Optimizer
Optimization algorithms for neural networks.
This module implements various optimization algorithms commonly used in deep learning, including Stochastic Gradient Descent (SGD) and Adam. These optimizers are used to update model parameters during training to minimize the loss function.
The module provides a base Optimizer class that defines the common interface for all optimizers, as well as concrete implementations of specific optimization algorithms.
Classes:
-
Optimizer
–Base class that provides common optimizer functionality.
-
SGD
–Stochastic Gradient Descent optimizer with optional momentum.
-
Adam
–Adaptive Moment Estimation optimizer.
See Also
tensor.Tensor
: The Tensor class used for parameter optimization.
nn
: Neural network modules whose parameters are optimized.
Adam
Bases: Optimizer
Adaptive Moment Estimation optimizer.
Adam is an optimization algorithm that combines the benefits of two other extensions of stochastic gradient descent: - Adaptive Gradient Algorithm (AdaGrad) - Root Mean Square Propagation (RMSProp)
It computes individual adaptive learning rates for different parameters from estimates of first and second moments of the gradients.
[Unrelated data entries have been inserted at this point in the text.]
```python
@dataclass(slots=True)
class _Slot:
    x0: np.ndarray
# ... 485 lines not shown
        doff, nsz = a["doff"], a["nsz"]
        parts = [flat[doff[j]:doff[j] + nsz[j]] for j in js.tolist() if nsz[j]]
        return np.concatenate(parts).astype(np.int32, copy=False) if parts else np.zeros(1, np.int32)

    def _run_slots(self, slots, ctx, fill, gate=None):
        t_run = time.perf_counter()
        n = len(slots)
        ctx = ctx or self.model.ctx
        packed = self._pack(slots, ctx)
        if gate is not None and not gate():
            return None
        t_lib = time.perf_counter()
        score, rank, _ = ctx.posttrain_rank(self._kp_hp, *packed)
        t_end = time.perf_counter()
        if fill:
            for i, s in enumerate(slots):
                s.result = {"target_score": float(score[i]), "target_rank": int(rank[i])}
        stats = {"slots": n, "rows": int(packed[1][-1]), "pack_s": t_lib - t_run, "lib_s": t_end - t_lib,
                 **ctx.last_timing()}
        if not fill:
            stats["_score"], stats["_rank"] = np.array(score), np.array(rank)
        if hasattr(ctx, "hot_intervals"):
            stats["hot_iv"] = ctx.hot_intervals()
        self.last_batch_stats = stats
        return stats

    def _base_result(self, key, slots, pending_base):
        if key in self.base_pt_results:
            return self.base_pt_results[key]
        res = slots[pending_base[key]].result
        self.base_pt_results[key] = res
        return res

    def compute_relevance(self, pred, triples: list):
        return self.compute_relevance_batch(pred, [triples])[0]

    def compute_relevance_batch(self, pred, rules, checkpoints: list | None = None):
        raise NotImplementedError

    def _schedule_multi(self, items, checkpoints):
        raise NotImplementedError

    def _finalize_multi(self, slots, pending, jobs):
        raise NotImplementedError

    def _multi(self, items, checkpoints=None):
# ... 141 lines not shown
                    finally:
                        st["done"].set()

        class _Handle:
            def __init__(self, worker, st):
                self.ev = st["done"] = threading.Event()
                worker.q.put(st)

            def join(self):
                self.ev.wait()

            def is_alive(self):
                return not self.ev.is_set()

        workers = {}
        use_workers = os.environ.get("KELPIE_PIPELINE_WORKERS", "1") == "1"

        def run(state):
            try:
                b = state["b"]
                tr("run", b)
                _rng_mod.wait_ticket(state.get("ticket"))
                tr("draws", b)
                state["stats"] = dict(self._run(state["slots"], ctx=state["ctx"]))
                tr("ran", b)
            except BaseException as e:
                state["error"] = e

        tr("enter", -1)
        outs, stats, inflight = [], [], collections.deque()
        late_collect = os.environ.get("KELPIE_PIPELINE_EARLY_START", "1") == "0"
        detach = os.environ.get("KELPIE_PIPELINE_DETACH", "1") == "1"

        def finish(state):
            state["thread"].join()
            tr("finish", state["b"])
            if state.get("error") is not None:
                raise state["error"]
            self.base_pt_results = {}
            self._collect(state["slots"], state["stats"])
            o = self._finalize_multi(state["slots"], state["pending"], state["jobs"])
            st = state["stats"]
            st["schedule_s"] = state["schedule_s"]
            stats.append(st)
            outs.append(o)
            self._deferred_error = state.get("deferred")
            tr("finished", state["b"])
            self._raise_deferred(state["slots"], state["pending"])

        lookahead = max(0, int(os.environ.get("KELPIE_PIPELINE_LOOKAHEAD", "0")))
        ready = collections.deque()
        todo = iter(enumerate(batches))
        stop = False

        def schedule_next():
            nonlocal stop
            nxt = next(todo, None)
            if nxt is None:
                stop = True
                return False
            b, items = nxt
            self.set_cache()
            t0 = time.perf_counter()
            tr("schedule", b)
            self._deferred_error = None
            with self.rng.deferred(detach=detach) as drng:
                slots, pending, jobs = self._schedule_all(items, None)
            err, self._deferred_error = self._deferred_error, None
            tr("scheduled", b)
            ready.append({"slots": slots, "pending": pending, "jobs": jobs,
                          "schedule_s": time.perf_counter() - t0, "error": None, "deferred": err,
                          "ticket": drng.last_ticket, "b": b})
            if err is not None:
                stop = True
            return True

        def start_next(done):
            if late_collect or any(d.get("error") is not None for d in done):
                for d in done:
                    finish(d)
                done = []
            state = ready.popleft()
            state["ctx"] = ctxs[state["b"] % len(ctxs)]
            ci = state["b"] % len(ctxs)
            if not use_workers:
                state["thread"] = threading.Thread(target=run, args=(state,), daemon=True)
                state["thread"].start()
            else:
                if ci not in workers:
                    workers[ci] = _Worker()
                state["thread"] = _Handle(workers[ci], state)
            inflight.append(state)
            for d in done:
                finish(d)

        def join_oldest():
            old = inflight.popleft()
            old["thread"].join()
            tr("joined", old["b"])
            return old

        try:
            while True:
                if ready and (len(inflight) < len(ctxs) or not inflight[0]["thread"].is_alive()):
                    start_next([join_oldest()] if len(inflight) >= len(ctxs) else [])
                elif not stop and len(ready) <= lookahead:
# ... 174 lines not shown
```

Measured before the change: 923.4.

## Plan attention split for concurrent contexts when batches overlap in the pipeline

Adds an in-flight hint so that when several contexts run batches concurrently, the attention range split is sized to fill only a fraction of the device's workgroup slots (one-shot ranges plan) rather than assuming exclusive use of the GPU. The pipeline sets the hint to the number of contexts for middle batches and resets it afterwards. Planning code moves into a separate header, and plan diagnostics plus a KP_ATTN_RANGES override are exposed. ConvE keeps the old behaviour unless a compile flag is set. The risk is under-filling the GPU when overlap doesn't actually occur, or picking a worse split than the cost-model-based ranges plan.

After: 960.3 (median of 6 runs). 4.0% higher.

```diff
diff --git a/include/kelpie_hip.h b/include/kelpie_hip.h
--- a/include/kelpie_hip.h
+++ b/include/kelpie_hip.h
@@ -150,6 +150,10 @@
 int kp_last_timing(const kp_ctx* ctx, double* device_seconds, double* hot_kernel_seconds,
                    int64_t* hot_kernel_launches, double* hot_work_units);
 
+int kp_ctx_set_inflight(kp_ctx* ctx, int n);
+
+int kp_last_attn_plan(const kp_ctx* ctx, int32_t out[5]);
+
 int kp_hot_intervals(const kp_ctx* ctx, int64_t cap, double* out, int64_t* n);
 
 typedef struct kp_graph kp_graph;
diff --git a/kelpie_amd/_lib.py b/kelpie_amd/_lib.py
--- a/kelpie_amd/_lib.py
+++ b/kelpie_amd/_lib.py
@@ -22,7 +22,8 @@
            "kp_rng_transe_calls", "kp_train_epoch", "kp_read_tables", "kp_view_create", "kp_view_destroy",
            "kp_sched_batch_create", "kp_sched_batch_destroy", "kp_sched_add_calls", "kp_sched_pack",
            "kp_gather_i32", "kp_rng_transe_calls_async", "kp_rng_torch_take", "kp_conve_train_begin",
-           "kp_conve_train_step", "kp_conve_train_read", "kp_host_alloc", "kp_host_free"]
+           "kp_conve_train_step", "kp_conve_train_read", "kp_host_alloc", "kp_host_free", "kp_ctx_set_inflight",
+           "kp_last_attn_plan"]
 
 
 class ModelDesc(C.Structure):
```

The update rule for parameter p is:
m = β₁ * m + (1 - β₁) * g # First moment estimate
v = β₂ * v + (1 - β₂) * g² # Second moment estimate
m̂ = m / (1 - β₁ᵗ) # Bias correction
v̂ = v / (1 - β₂ᵗ) # Bias correction
p = p - lr * m̂ / (√v̂ + ε) # Update
Notes
The optimizer implements the Adam algorithm as described in "Adam: A Method for Stochastic Optimization" by Kingma and Ba (2014).
See Also
SGD : Stochastic Gradient Descent optimizer
__init__(params, lr=0.01, beta1=0.9, beta2=0.999, eps=1e-08, weight_decay=0.0)
Parameters:
-
params
(list
) –List of parameters to optimize.
-
lr
(float
, default:0.01
) –Learning rate, by default 0.01
-
beta1
(float
, default:0.9
) –Exponential decay rate for first moment estimates, by default 0.9
-
beta2
(float
, default:0.999
) –Exponential decay rate for second moment estimates, by default 0.999
-
eps
(float
, default:1e-08
) –Small constant for numerical stability, by default 1e-8
-
weight_decay
(float
, default:0.0
) –Weight decay (L2 penalty), by default 0.0
Optimizer
Base class for all optimizers.
This class defines the basic interface and functionality that all optimizer implementations should follow. It provides common methods like step() for parameter updates and reset_grad() for gradient reset.
Notes
All optimizers should inherit from this base class and implement the step() method according to their specific optimization algorithm.
See Also
SGD : Stochastic Gradient Descent optimizer
Adam : Adaptive Moment Estimation optimizer
__init__(params)
Parameters:
-
params
(list
) –List of parameters to optimize. Each parameter should be an instance of Tensor with requires_grad=True.
SGD
Bases: Optimizer
Stochastic Gradient Descent optimizer.
Implements stochastic gradient descent (optionally with momentum).
Notes
The update rule for parameter p
with gradient g
is:
With momentum:
u = momentum * u + (1 - momentum) * g
p = p * (1 - lr * weight_decay) - lr * u
Without momentum: p = p * (1 - lr * weight_decay) - lr * g
See Also
Adam : Adaptive Moment Estimation optimizer
__init__(params, lr=0.01, momentum=0.0, weight_decay=0.0)
Parameters:
-
params
(list
) –List of parameters to optimize. Each parameter should be an instance of Tensor with requires_grad=True.
-
lr
(float
, default:0.01
) –Learning rate. Default: 0.01
-
momentum
(float
, default:0.0
) –Momentum factor. Default: 0.0
-
weight_decay
(float
, default:0.0
) –Weight decay (L2 penalty). Default: 0.0
Notes
When momentum is 0, this is equivalent to standard stochastic gradient descent. When momentum > 0, this implements momentum-based gradient descent which helps accelerate gradients vectors in the right directions.